Glitch Detection in Hardware Implementations on FPGAs Using Delay Based Sampling Techniques

Abstract

Glitches are the spurious signal transitions, which occur due to unbalanced path delays at the inputs of a gate. Presence of glitches in a digital system increases the number of signal transitions, thereby increasing the dynamic power consumption of the system. Consequently, overall power consumption, a major design criteria of a digital system, is increased. Furthermore, glitches are shown to be a source of side-channel leakage and can be exploited to enhance the success rate of power analysis attacks against cryptographic applications even in presence of side-channel countermeasures. Therefore, elimination of glitches in digital systems implemented on hardware platforms, such as Field Programmable Gate Arrays (FPGAs), is imperative for low power and secure designs. However, a targeted application of glitch elimination techniques requires precise detection of possible glitches. While post place-and route simulation allows the user to detect and display glitches, it cannot take process variations of the FPGA into account. Furthermore, it relies solely on the accuracy of the simulation model. Hence, the implemented circuit might have glitches that were not exposed by simulation. Therefore, only measuring the actual hardware implementation will show all glitches. These measurements are typically made with high quality, fast, and therefore expensive oscilloscopes.

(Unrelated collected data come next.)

#define SET_LDS_ATTR(kernel, bytes)                                                                  \
  do {                                                                                               \
    static uint64_t done_mask = 0;                                                                   \
    int dev_ = 0;                                                                                    \
    HIPCHK(hipGetDevice(&dev_));                                                                     \
    if (dev_ < 0 || dev_ >= 64 || !((done_mask >> dev_) & 1)) {                                      \
      HIPCHK(hipFuncSetAttribute((const void*)(kernel), hipFuncAttributeMaxDynamicSharedMemorySize, (int)(bytes))); \
      if (dev_ >= 0 && dev_ < 64) done_mask |= 1ull << dev_;                                         \
    }                                                                                                \
  } while (0)

template <int LN, int K, int L, int P, int GR, int MB = 0>
static int launch_pbs_as(const pbs_launch& a, hipStream_t st) {
  const size_t lds = pbs_lds_bytes<LN, K, L, P, MB>(GR);
  SET_LDS_ATTR((pbs_kernel<LN, K, L, P, GR, MB>), lds);
  const unsigned grid = (unsigned)((a.count + GR - 1) / GR);
  hipLaunchKernelGGL((pbs_kernel<LN, K, L, P, GR, MB>), dim3(grid), dim3(pbs_geom<LN, K, L, P, MB>::T * GR), lds, st, a);
  HIPCHK(hipGetLastError());
  return 0;
}

static int launch_pbs(const dctfhe_tier& t, const pbs_launch& a, hipStream_t st) {
  if (a.count == 0) return 0;
  if (a.pf_parts != 0 && a.pf_parts < 8) return fail("bootstrap launch: pf_parts must be 0 or >= 8 (got %d)", a.pf_parts);
  if (!a.bsk || !a.tw || !a.cts_small || !a.out || !a.dummy || (t.unroll == 2 && !a.wtab)) return fail("bootstrap launch: null operand");
  if (a.w < 0 || a.w > t.logN - 1) return fail("bootstrap launch: table of 2^%d entries does not fit N = 2^%d", a.w, t.logN);
#define X(LN, K_, L_, P_) \
  if (t.logN == LN && t.k == K_ && t.l == L_ && t.unroll == 1) return launch_pbs_as<LN, K_, L_, P_, groups_for<LN, K_, L_, P_>()>(a, st);
  PBS_CASES(X)
#undef X
#define X(LN) \
  if (t.logN == LN && t.k == 1 && t.l == 1 && t.unroll == 2) return launch_pbs_as<LN, 1, 1, 8, (LN == 12 ? 2 : groups_for<LN, 1, 1, 8>()), 1>(a, st);
  PBS_MB_CASES(X)
#undef X
  if (t.logN == 11 && t.k == 1 && t.l == 3 && t.unroll == 2) return launch_pbs_as<11, 1, 3, 8, 4, 1>(a, st);
  if (t.logN == 10 && t.k == 2 && t.l == 1 && t.unroll == 2) return launch_pbs_as<10, 2, 1, 8, 4, 1>(a, st);
  return fail("no bootstrap kernel instantiated for logN=%d k=%d l=%d unroll=%d", t.logN, t.k, t.l, t.unroll);
}

static int make_twiddles(const dctfhe_tier& t, std::vector<cplx>& tw) {
#define X(LN, K_, L_, P_)                                        \
  if (t.logN == LN && t.k == K_ && t.l == L_) {                  \
    tw.resize(fft_geom<LN - 1, P_>::TW_ELEMS);                   \
    fill_twiddles<LN - 1, P_>(tw.data());                        \
    return 0;                                                    \
  }
  PBS_CASES(X)
#undef X
  return fail("no bootstrap kernel instantiated for logN=%d k=%d l=%d", t.logN, t.k, t.l);
}

static int launch_bsk_fourier(const dctfhe_tier& t, const uint64_t* polys, size_t npoly, const cplx* tw, cplx* out, hipStream_t st) {
#define X(LN, K_, L_, P_)                                                                            \
  if (t.logN == LN && t.k == K_ && t.l == L_) {                                                      \
    using F = fft_geom<LN - 1, P_>;                                                                  \
    constexpr int GR = groups_for<LN, K_, L_, P_>();                                                 \
    const size_t lds = (size_t)F::TW_ELEMS * 16 + (size_t)GR * F::EXCH_ELEMS * 16;                   \
    SET_LDS_ATTR((k_bsk_fourier<LN, P_, GR>), lds);                                                  \
    const unsigned grid = (unsigned)((npoly + GR - 1) / GR);                                         \
    hipLaunchKernelGGL((k_bsk_fourier<LN, P_, GR>), dim3(grid), dim3(F::T * GR), lds, st, polys, npoly, tw, out); \
    HIPCHK(hipGetLastError());                                                                       \
    return 0;                                                                                        \
  }
  PBS_CASES(X)
#undef X
  return fail("no bootstrap kernel instantiated for logN=%d k=%d l=%d", t.logN, t.k, t.l);
}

In this paper we introduce a methodology to detect glitches in hardware implementations on FPGAs. We designed a circuit, that can be implemented inside the FPGA along with the circuit under test, which not only detects the presence of glitches but also captures the glitch waveform and the relative location of a glitch with respect to the system clock. To enhance the resolution of the captured waveform we over sample the data multiple times with different phase shifts of the sampling clock. Through our proposed method we can reliably detect glitches with a width as small as 2ns on a Spartan 3E FPGA and determine their location relative to the system clock with a resolution of 20ps.